GIVEN RECORDS: Begin
@@ -867,8 +871,12 @@
     static const bool debug_plan = getenv("MDCONV_DEBUG_PLAN") != nullptr;                      \
     if (debug_plan)                                                                             \
       fprintf(stderr, "[mdconv] GEMM-1 plan: %d tiles, %zu B LDS, %d resident per CU\n", ntiles, lds, occ_q); \
+    if (debug_plan)                                                                             \
+      fprintf(stderr, "[mdconv] GEMM-1 instance <%d,%d,%d,%d,%d>, geometry: %s\n", ND, (int)MOD, WC, QPQ, (int)CL, \
+              GP::kFixed ? "canonical 3x3 (compile-time)" : "run-time");                       \
+    note_geometry_variant(GP::kFixed ? 1 : 0);                                                  \
     const int n_tail = (int)std::min<int64_t>((int64_t)(ntiles - n_full * tpw) * g.K, slots);   \
-    hipLaunchKernelGGL((mfma_bwd_data_kernel<ND, MOD, WC, QPQ, CL>), dim3(n_full + n_tail), \
+    hipLaunchKernelGGL((mfma_bwd_data_kernel<ND, MOD, WC, QPQ, CL, GP>), dim3(n_full + n_tail), \
                        dim3(256), lds, stream,                                                  \
                        g, bd, (const float *)t.input, (const float *)t.grad_output, wq,         \
                        (const float *)t.offset, (const float *)t.mask, gcol,                    \
@@ -878,8 +886,20 @@
                                                 \
 #define LAUNCH_BD(ND, MOD, WC, QPQ)                                                             \
   do {                                                                                          \
-    if (xt != nullptr && bd.cl_drain) LAUNCH_BD_(ND, MOD, WC, QPQ, true);                       \
-    else LAUNCH_BD_(ND, MOD, WC, QPQ, false);                                                   \
+    if (xt != nullptr && bd.cl_drain) LAUNCH_BD_(ND, MOD, WC, QPQ, true, GeomRuntime);          \
+    else LAUNCH_BD_(ND, MOD, WC, QPQ, false, GeomRuntime);                                      \
+  } while (0)
+ \
+#define LAUNCH_BD_Q(ND, MOD, WC, QPQ)                                                           \
+  do {                                                                                          \
+     \
+    using GPc = std::conditional<(ND == 2 && MOD && (QPQ) > 0), GeomCanon3x3, GeomRuntime>::type; \
+    if (GPc::kFixed && geom_canon3x3_selected(g)) {                                             \
+      if (xt != nullptr && bd.cl_drain) LAUNCH_BD_(ND, MOD, WC, QPQ, true, GPc);                \
+      else LAUNCH_BD_(ND, MOD, WC, QPQ, false, GPc);                                            \
+    } else {                                                                                    \
+      LAUNCH_BD(ND, MOD, WC, QPQ);                                                              \
+    }                                                                                           \
   } while (0)
 #define LAUNCH_BD2(ND, MOD)                                                                     \
   do {                                                                                          \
GIVEN RECORDS: End
» **REQUIRED ACTION**
If a line in the records contains the word "GEMM", copy it.

» **WRITTEN ANSWER**
       fprintf(stderr, "[mdconv] GEMM-1 plan: %d tiles, %zu B LDS, %d resident per CU\n", ntiles, lds, occ_q); \
+      fprintf(stderr, "[mdconv] GEMM-1 instance <%d,%d,%d,%d,%d>, geometry: %s\n", ND, (int)MOD, WC, QPQ, (int)CL, \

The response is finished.